Published online by Cambridge University Press:  19 August 2008

A. A. Schmaltz*
Affiliation:
Department ofPaediatric Cardiology, Children's Hospital, and Department of Obstetrics and Gynaecology, University Hospital Essen, Germany
U. Neudorf
Affiliation:
Department ofPaediatric Cardiology, Children's Hospital, and Department of Obstetrics and Gynaecology, University Hospital Essen, Germany
U. H. Winkler
Affiliation:
Department ofPaediatric Cardiology, Children's Hospital, and Department of Obstetrics and Gynaecology, University Hospital Essen, Germany
*
Prof. Dr. A. A. Schmaltz, Dept. of Paediatric Cardiology, University Children's Hospital, Hufelandstr. 55, D-45122 ESSE, Germany. Tel: 201–723–2452; Fax: 201–723–5743

Abstract

Improvements in diagnosis and surgical technique for correction have led to an increasing number of women with congenital heart disease reaching the child-bearing age. Pregnancy places considerable strain on the heart and circulation and necessitates marked cardiorespiratory adaptation. Today, with the exception of the Eisenmenger syndrome, there is no increased mortality associated with pregnancy in congenital heart disease. In contrast, there is still considerable morbidity, due to congestive heart failure, thromboembolic complications and disturbances of rhythm.
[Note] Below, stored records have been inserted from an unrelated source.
template <int P, bool DMA>
__device__ __forceinline__ void bneck_eval_body(const fpd_bneck_t& a, const int logW, const int swz, const int bid_in,
                                                const int nblk, const int ntiles) {
    constexpr int C = 2 * P;
    constexpr int LDW = DMA ? P : P + 8;
    constexpr int LDX = 64 + 8;
    constexpr int LD2 = P + 8;
    constexpr int TNH = P / 64;
    constexpr int CW = 32 * TNH;
    constexpr int NSTEP = 9 + 2;
    constexpr int VPR2 = P / 8;
    constexpr int WV = P * VPR2 / 512;
    constexpr int W1V = P * 8 / 512;
    constexpr int NCH = C / 64;
    constexpr int ASTG = (128 + P) * LDX;
    extern __shared__ __attribute__((aligned(16))) unsigned char smem[];

    const int tid = threadIdx.x, lane = tid & 63, wave = tid >> 6;
#ifdef FPD_BNECK_TIMING
    long long stamps[8];
    long long astamp[10];
    int acnt = 0;
#define ASTAMP() do { if (tid == 0 && bid_in == 0 && acnt < 10) astamp[acnt++] = clock64(); } while (0)
#else
#define ASTAMP() do { } while (0)
#endif
    STAMP(0);
    const int q = wave & 3, hC = wave >> 2;
    const int koff = 8 * (lane >> 5);
    const int H = a.H, W = a.W;
    const int M = a.N * H * W, GR = a.N * H;
    const int nrows = 128 >> logW, hrows = nrows + 2, WP = W + 2;
    const int rrows = 2 * nrows;
    const bool whole = (128 % (H * W)) == 0;
    const int irows = whole ? hrows : rrows;
    const int zero_px = irows * WP;
    int m0 = 0, g0 = 0;
    int vrow0 = 0;

    float* s_sc1 = reinterpret_cast<float*>(smem);
    float* s_sh1 = s_sc1 + C;
    float* s_sc2 = s_sh1 + C;
    float* s_sh2 = s_sc2 + P;
    float* s_sc3 = s_sh2 + P;
    float* s_sh3 = s_sc3 + P;
    float* s_b3 = s_sh3 + P;
    bf16_t* sA2 = reinterpret_cast<bf16_t*>(s_b3 + C);
    bf16_t* sR2 = sA2 + (zero_px + 3) * LD2;
    const bf16_t* __restrict__ x = reinterpret_cast<const bf16_t*>(a.x);
    const bf16_t* __restrict__ w1 = reinterpret_cast<const bf16_t*>(a.w1);
    const bf16_t* __restrict__ w2 = reinterpret_cast<const bf16_t*>(a.w2);
    const bf16_t* __restrict__ w3 = reinterpret_cast<const bf16_t*>(a.w3);

    int hp0 = whole ? W : 0;
    int npass = whole ? 1 : ((hrows * W + 127) >> 7);
    const int xpx = tid >> 3, xcv = (tid & 7) * 8;
    int xo[2];
    bool xok[2];
    auto pass_addr = [&](int p) __attribute__((always_inline)) {
#pragma unroll
        for (int i = 0; i < 2; ++i) {
            const int hp = hp0 + 128 * p + xpx + 64 * i;
            const int hr = hp >> logW, j = hp & (W - 1);
            const int g = g0 - 1 + hr;
            xok[i] = hr < hrows && (unsigned)g < (unsigned)GR;
            xo[i] = xok[i] ? (g * W + j) * C + xcv : 0;
        }
    };
    int w1o[W1V], w1l[W1V];
#pragma unroll
    for (int i = 0; i < W1V; ++i) {
        const int v = tid + i * 512;
        w1o[i] = (v >> 3) * C + (v & 7) * 8;
        w1l[i] = 128 * LDX + (v >> 3) * LDX + (v & 7) * 8;
    }
    const int xl = xpx * LDX + xcv;

    u32x4 rx[NCH][2], rw[NCH][W1V];
    auto a_load = [&](auto kcc) __attribute__((always_inline)) {
        constexpr int kc = decltype(kcc)::value;
        static_for<2>([&](auto ic) {
            constexpr int i = decltype(ic)::value;
            const u32x4 z = {0u, 0u, 0u, 0u};
            rx[kc][i] = z;
            if (xok[i]) rx[kc][i] = *reinterpret_cast<const u32x4*>(x + (xo[i] + kc * 64));
        });
        static_for<W1V>([&](auto ic) {
            constexpr int i = decltype(ic)::value;
            rw[kc][i] = *reinterpret_cast<const u32x4*>(w1 + (w1o[i] + kc * 64));
        });
    };
    constexpr int NSL = 2 + W1V;
    auto a_store_slice = [&](auto kcc, auto slc) __attribute__((always_inline)) {
        constexpr int kc = decltype(kcc)::value, sl = decltype(slc)::value;
        bf16_t* dst = sR2 + (kc & 1) * ASTG;
        if constexpr (sl < 2) {
            f32x4 sc[2], sh[2];
            sc[0] = *reinterpret_cast<const f32x4*>(s_sc1 + kc * 64 + xcv);
            sc[1] = *reinterpret_cast<const f32x4*>(s_sc1 + kc * 64 + xcv + 4);
            sh[0] = *reinterpret_cast<const f32x4*>(s_sh1 + kc * 64 + xcv);
            sh[1] = *reinterpret_cast<const f32x4*>(s_sh1 + kc * 64 + xcv + 4);
            float f[8];
            const u32x4 r = rx[kc][sl];
            DT<bf16_t>::unpack(make_uint4(r[0], r[1], r[2], r[3]), f);
#pragma unroll
            for (int e = 0; e < 8; ++e) f[e] = fmaxf(fmaf(f[e], sc[e >> 2][e & 3], sh[e >> 2][e & 3]), 0.f);
            *reinterpret_cast<uint4*>(dst + xl + 64 * sl * LDX) = DT<bf16_t>::pack(f);
        } else if constexpr (sl < NSL) {
            *reinterpret_cast<u32x4*>(dst + w1l[sl - 2]) = rw[kc][sl - 2];
        }
    };
    auto a_store = [&](auto kcc) __attribute__((always_inline)) {
        static_for<NSL>([&](auto slc) { a_store_slice(kcc, slc); });
    };
    int t2o[WV], t3o[WV], tlo[WV];
#pragma unroll
    for (int i = 0; i < WV; ++i) {
        const int v = tid + i * 512;
        const int row = v / VPR2, col = (v - row * VPR2) * 8;
        t2o[i] = row * 9 * P + col;
        t3o[i] = row * P + col;
        tlo[i] = row * LD2 + col;
    }
    u32x4 rb[DMA ? 1 : 2][DMA ? 1 : WV];
    auto t_load = [&](auto sc_) __attribute__((always_inline)) {
        constexpr int s = decltype(sc_)::value;
        if constexpr (!DMA) {
            static_for<WV>([&](auto ic) {
                constexpr int i = decltype(ic)::value;
                const bf16_t* src = s < 9 ? w2 + (t2o[i] + s * P) : w3 + (t3o[i] + (s - 9) * P * P);
                rb[s & 1][i] = *reinterpret_cast<const u32x4*>(src);
            });
        }
    };
    auto t_store = [&](auto sc_) __attribute__((always_inline)) {
        constexpr int s = decltype(sc_)::value;
        if constexpr (!DMA) {
            bf16_t* dst = sR2 + (s & 1) * P * LDW;
            static_for<WV>([&](auto ic) {
                constexpr int i = decltype(ic)::value;
                *reinterpret_cast<u32x4*>(dst + tlo[i]) = rb[s & 1][i];
            });
        }
    };
    constexpr int CPR = P / 8;
    constexpr int RPI = 64 / CPR;
    constexpr int DPW = P / RPI / 8;
    unsigned dma2[DMA ? DPW : 1], dma3[DMA ? DPW : 1];
    if constexpr (DMA) {
#pragma unroll
        for (int j = 0; j < DPW; ++j) {
            const int row = wave * DPW * RPI + j * RPI + lane / CPR;
            const int sw = (P == 128) ? (row & 15) : ((row >> 1) & 7);
            const int c8 = ((lane % CPR) ^ sw) * 8;
            dma2[j] = (unsigned)(row * 9 * P + c8) * 2u;
            dma3[j] = (unsigned)(row * P + c8) * 2u;
        }
    }
    auto t_dma = [&](auto sc_) __attribute__((always_inline)) {
        constexpr int s = decltype(sc_)::value;
        if constexpr (DMA) {
            unsigned char* ring = reinterpret_cast<unsigned char*>(sR2) + (s & 1) * P * P * 2 + wave * DPW * 1024;
            const char* gbase = s < 9 ? reinterpret_cast<const char*>(w2) + s * P * 2
                                      : reinterpret_cast<const char*>(w3) + (s - 9) * P * P * 2;
            static_for<DPW>([&](auto jc) {
                constexpr int j = decltype(jc)::value;
                unsigned off = s < 9 ? dma2[j] : dma3[j];
                asm volatile("" : "+v"(off));
                __builtin_amdgcn_global_load_lds((const __attribute__((address_space(1))) void*)(gbase + off),
                                                 (__attribute__((address_space(3))) void*)(ring + j * 1024), 16, 0, 0);
            });
        }
    };

    if (a.folded != nullptr) {
        for (int v = tid; v < (3 * C + 4 * P) / 4; v += 512)
            reinterpret_cast<f32x4*>(s_sc1)[v] = reinterpret_cast<const f32x4*>(a.folded)[v];
    } else {
        bneck_fold_tables<P>(a, s_sc1, tid, 512);
    }

    const int t_beg = fpd_cut(bid_in, ntiles, nblk), t_end = fpd_cut(bid_in + 1, ntiles, nblk);
    (void)swz;
    for (int tile = t_beg; tile < t_end; ++tile) {
    {
        m0 = tile * 128;
        g0 = m0 >> logW;
        vrow0 = (tile * nrows) % rrows;
        if (!whole) {
            const bool incr = tile > t_beg && (g0 % H) != 0;
            hp0 = incr ? 2 * W : 0;
            npass = incr ? 1 : ((hrows * W + 127) >> 7);
        }
    }
    pass_addr(0);
    static_for<NCH>([&](auto kcc) { a_load(kcc); });
    if (npass > 1) pass_addr(1);
    __syncthreads();
    {
        constexpr int VR = LD2 / 8;
        const uint4 z = make_uint4(0, 0, 0, 0);
        for (int v = tid; v < (2 * irows + 3) * VR; v += 512) {
            const int pz = v / VR, cv = (v - pz * VR) * 8;
            const int px = pz < 2 * irows ? ((pz >> 1) * WP + ((pz & 1) ? WP - 1 : 0)) : zero_px + (pz - 2 * irows);
            *reinterpret_cast<uint4*>(sA2 + px * LD2 + cv) = z;
        }
    }
    STAMP(1);

    auto refill = [&](auto kcc, int pp) __attribute__((always_inline)) {
        constexpr int kc = decltype(kcc)::value;
        if (pp + 1 < npass) a_load(kcc);
        else if constexpr (kc < 2) t_load(kcc);
    };
#ifdef FPD_BNECK_TIMING
    acnt = 0;
#endif
    ASTAMP();
    a_store(std::integral_constant<int, 0>{});
    refill(std::integral_constant<int, 0>{}, 0);
    __syncthreads();
    ASTAMP();
    for (int p = 0; p < npass; ++p) {
        f32x16 acc[TNH];
#pragma unroll
        for (int tn = 0; tn < TNH; ++tn)
#pragma unroll
            for (int i = 0; i < 16; ++i) acc[tn][i] = 0.f;
        static_for<NCH>([&](auto kcc) {
            constexpr int kc = decltype(kcc)::value;
            auto stage_slice = [&](auto slc) __attribute__((always_inline)) {
                constexpr int sl = decltype(slc)::value;
                if constexpr (kc + 1 < NCH) {
                    a_store_slice(std::integral_constant<int, (kc + 1) % NCH>{}, slc);
                    if constexpr (sl == NSL - 1) refill(std::integral_constant<int, (kc + 1) % NCH>{}, p);
                } else {
                    if (p + 1 < npass) {
                        a_store_slice(std::integral_constant<int, 0>{}, slc);
                        if constexpr (sl == NSL - 1) {
                            if (p + 2 < npass) pass_addr(p + 2);
                            refill(std::integral_constant<int, 0>{}, p + 1);
                        }
                    }
                }
            };
            const bf16_t* xrow = sR2 + (kc & 1) * ASTG + (q * 32 + (lane & 31)) * LDX + koff;
            const bf16_t* wrow = sR2 + (kc & 1) * ASTG + 128 * LDX + (hC * CW + (lane & 31)) * LDX + koff;
            static_for<4>([&](auto kkc) {
                constexpr int kk = decltype(kkc)::value;
                const bf16x8 px = *reinterpret_cast<const bf16x8*>(xrow + kk * 16);
#pragma unroll
                for (int tn = 0; tn < TNH; ++tn) {
                    const bf16x8 wf = *reinterpret_cast<const bf16x8*>(wrow + tn * 32 * LDX + kk * 16);
                    acc[tn] = __builtin_amdgcn_mfma_f32_32x32x16_bf16(wf, px, acc[tn], 0, 0, 0);
                }
                stage_slice(kkc);
            });
            __syncthreads();
            ASTAMP();
        });
        if (p + 1 == npass) {
            t_dma(std::integral_constant<int, 0>{});
            t_dma(std::integral_constant<int, 1>{});
        }
        const int hp = hp0 + 128 * p + q * 32 + (lane & 31);
        const int hr = hp >> logW, j = hp & (W - 1);
        if (hr < hrows) {
            const int rr = whole ? hr : ((vrow0 + hr) & (rrows - 1));
            bf16_t* dst = sA2 + (rr * WP + j + 1) * LD2;
#pragma unroll
            for (int tn = 0; tn < TNH; ++tn)
#pragma unroll
                for (int gi = 0; gi < 4; ++gi) {
                    const int c = hC * CW + tn * 32 + 8 * gi + 4 * (lane >> 5);
                    const f32x4 sc = *reinterpret_cast<const f32x4*>(s_sc2 + c);
                    const f32x4 sh = *reinterpret_cast<const f32x4*>(s_sh2 + c);
                    float v[4];
#pragma unroll
                    for (int e = 0; e < 4; ++e) v[e] = fmaxf(fmaf(acc[tn][4 * gi + e], sc[e], sh[e]), 0.f);
                    *reinterpret_cast<uint2*>(dst + c) = make_uint2(f2bf_pk(v[0], v[1]), f2bf_pk(v[2], v[3]));
                }
        }
    }

    const int ml = q * 32 + (lane & 31);
    const int a3px = whole ? 0 : vrow0 * WP;
    int ab[3];
    {
        const int ti = ml >> logW, tj = ml & (W - 1);
        const int g = g0 + ti;
        const int pr = g % H;
        const bool live = g < GR;
        const int r0 = whole ? ti : ((vrow0 + ti) & (rrows - 1)), r1 = whole ? ti + 1 : ((vrow0 + ti + 1) & (rrows - 1)),
                  r2 = whole ? ti + 2 : ((vrow0 + ti + 2) & (rrows - 1));
        ab[0] = (live && pr - 1 >= 0) ? (r0 * WP + tj) * LD2 : zero_px * LD2;
        ab[1] = live ? (r1 * WP + tj) * LD2 : zero_px * LD2;
        ab[2] = (live && pr + 1 < H) ? (r2 * WP + tj) * LD2 : zero_px * LD2;
    }
    STAMP(2);
    t_store(std::integral_constant<int, 0>{});
    t_load(std::integral_constant<int, 2>{});
    __syncthreads();
    STAMP(3);

    f32x16 accB[TNH], accC[2][TNH];
#pragma unroll
    for (int tn = 0; tn < TNH; ++tn)
#pragma unroll
        for (int i = 0; i < 16; ++i) accB[tn][i] = 0.f;

    const int wsw = (P == 128) ? (lane & 15) : ((lane >> 1) & 7);
    auto mma = [&](const bf16_t* arow, int buf, f32x16* acc) __attribute__((always_inline)) {
        const bf16_t* wbase = sR2 + buf * P * LDW + (hC * CW + (lane & 31)) * LDW;
#pragma unroll
        for (int kk = 0; kk < P / 16; ++kk) {
            const bf16x8 px = *reinterpret_cast<const bf16x8*>(arow + kk * 16);
            const int wo = DMA ? (((2 * kk + (lane >> 5)) ^ wsw) * 8) : (kk * 16 + koff);
#pragma unroll
            for (int tn = 0; tn < TNH; ++tn) {
                const bf16x8 wf = *reinterpret_cast<const bf16x8*>(wbase + tn * 32 * LDW + wo);
                acc[tn] = __builtin_amdgcn_mfma_f32_32x32x16_bf16(wf, px, acc[tn], 0, 0, 0);
            }
        }
    };

    constexpr int VW = CW / 8;
    constexpr int NIT = 32 * VW / 64;
    u32x4 rres[2][NIT];
    auto res_load = [&](auto stc) __attribute__((always_inline)) {
        constexpr int st = decltype(stc)::value;
        static_for<NIT>([&](auto itc) {
            constexpr int it = decltype(itc)::value;
            const int idx = lane + 64 * it;
            const int px = idx / VW, cv = (idx - px * VW) * 8;
            const int m = m0 + q * 32 + px;
            const u32x4 z = {0u, 0u, 0u, 0u};
            rres[st][it] = z;
            if (m < M) rres[st][it] = *reinterpret_cast<const u32x4*>(x + ((size_t)m * C + st * P + hC * CW + cv));
        });
    };

    static_for<NSTEP>([&](auto sc_) {
        constexpr int s = decltype(sc_)::value;
        if constexpr (DMA && s >= 1 && s + 1 < NSTEP) t_dma(std::integral_constant<int, (s + 1 < NSTEP ? s + 1 : 0)>{});
        if constexpr (s < 9) {
            mma(sA2 + ab[s / 3] + (s % 3) * LD2 + koff, s & 1, accB);
        } else {
#pragma unroll
            for (int tn = 0; tn < TNH; ++tn)
#pragma unroll
                for (int i = 0; i < 16; ++i) accC[s - 9][tn][i] = 0.f;
            mma(sA2 + (a3px + ml) * LD2 + koff, s & 1, accC[s - 9]);
        }
        if constexpr (s + 1 < NSTEP) {
            t_store(std::integral_constant<int, s + 1>{});
            if constexpr (s + 3 < NSTEP) t_load(std::integral_constant<int, (s + 3 < NSTEP ? s + 3 : 0)>{});
            if constexpr (s == 8) res_load(std::integral_constant<int, 0>{});
            if constexpr (s == 9) res_load(std::integral_constant<int, 1>{});
            __syncthreads();
        }
        if constexpr (s == 8) {
            STAMP(4);
            bf16_t* dst = sA2 + (a3px + ml) * LD2;
#pragma unroll
            for (int tn = 0; tn < TNH; ++tn)
#pragma unroll
                for (int gi = 0; gi < 4; ++gi) {
                    const int c = hC * CW + tn * 32 + 8 * gi + 4 * (lane >> 5);
                    const f32x4 sc = *reinterpret_cast<const f32x4*>(s_sc3 + c);
                    const f32x4 sh = *reinterpret_cast<const f32x4*>(s_sh3 + c);
                    float v[4];
#pragma unroll
                    for (int e = 0; e < 4; ++e) v[e] = fmaxf(fmaf(accB[tn][4 * gi + e], sc[e], sh[e]), 0.f);
                    *reinterpret_cast<uint2*>(dst + c) = make_uint2(f2bf_pk(v[0], v[1]), f2bf_pk(v[2], v[3]));
                }
            __syncthreads();
        }
    });

    STAMP(5);
    constexpr int LDS_ = CW + 4;
    float* stage = reinterpret_cast<float*>(sR2) + wave * 32 * LDS_;
    bf16_t* __restrict__ y = reinterpret_cast<bf16_t*>(a.y);
    static_for<2>([&](auto stc) {
        constexpr int st = decltype(stc)::value;
        __syncthreads();
#pragma unroll
        for (int tn = 0; tn < TNH; ++tn)
#pragma unroll
            for (int gi = 0; gi < 4; ++gi) {
                f32x4 v;
#pragma unroll
                for (int e = 0; e < 4; ++e) v[e] = accC[st][tn][4 * gi + e];
                *reinterpret_cast<f32x4*>(stage + (lane & 31) * LDS_ + tn * 32 + 8 * gi + 4 * (lane >> 5)) = v;
            }
        __syncthreads();
        static_for<NIT>([&](auto itc) {
            constexpr int it = decltype(itc)::value;
            const int idx = lane + 64 * it;
            const int px = idx / VW, cv = (idx - px * VW) * 8;
            const int m = m0 + q * 32 + px;
            if (m < M) {
                const int c = st * P + hC * CW + cv;
                const f32x4 v0 = *reinterpret_cast<const f32x4*>(stage + px * LDS_ + cv);
                const f32x4 v1 = *reinterpret_cast<const f32x4*>(stage + px * LDS_ + cv + 4);
                const f32x4 b0 = *reinterpret_cast<const f32x4*>(s_b3 + c);
                const f32x4 b1 = *reinterpret_cast<const f32x4*>(s_b3 + c + 4);
                float res[8], o[8];
                const u32x4 r = rres[st][it];
                DT<bf16_t>::unpack(make_uint4(r[0], r[1], r[2], r[3]), res);
#pragma unroll
                for (int e = 0; e < 4; ++e) {
                    o[e] = v0[e] + b0[e] + res[e];
                    o[4 + e] = v1[e] + b1[e] + res[4 + e];
                }
                *reinterpret_cast<uint4*>(y + ((size_t)m * C + c)) = DT<bf16_t>::pack(o);
            }
        });
    });
    }
#ifdef FPD_BNECK_TIMING
    STAMP(6);
    if (tid == 0 && bid_in == 0)
        printf("bneck W=%d: setup %lld | phaseA %lld | tile0 %lld | B(9 taps) %lld | a3+C %lld | epilogue %lld | total %lld cycles\n",
               W, stamps[1] - stamps[0], stamps[2] - stamps[1], stamps[3] - stamps[2], stamps[4] - stamps[3],
               stamps[5] - stamps[4], stamps[6] - stamps[5], stamps[6] - stamps[0]);
    if (tid == 0 && bid_in == 0 && acnt == 10)
        printf("  phase A steps: first-stage %lld | pass0 %lld %lld %lld %lld | pass1 %lld %lld %lld %lld | a2 write %lld\n",
               astamp[1] - astamp[0], astamp[2] - astamp[1], astamp[3] - astamp[2], astamp[4] - astamp[3], astamp[5] - astamp[4],
               astamp[6] - astamp[5], astamp[7] - astamp[6], astamp[8] - astamp[7], astamp[9] - astamp[8], stamps[2] - astamp[9]);
#endif
}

Fetal outcome is complicated by a high rate of spontaneous abortions (20–25%), retardation of fetal growth, and premature delivery (almost 100% in cyanotic mothers). Based on an extensive review of the literature, we discuss the specific risks in pregnancy depending on the hemodynamic situations produced by different heart defects. We also discuss the risks and advantages of different regimens for anticoagulation.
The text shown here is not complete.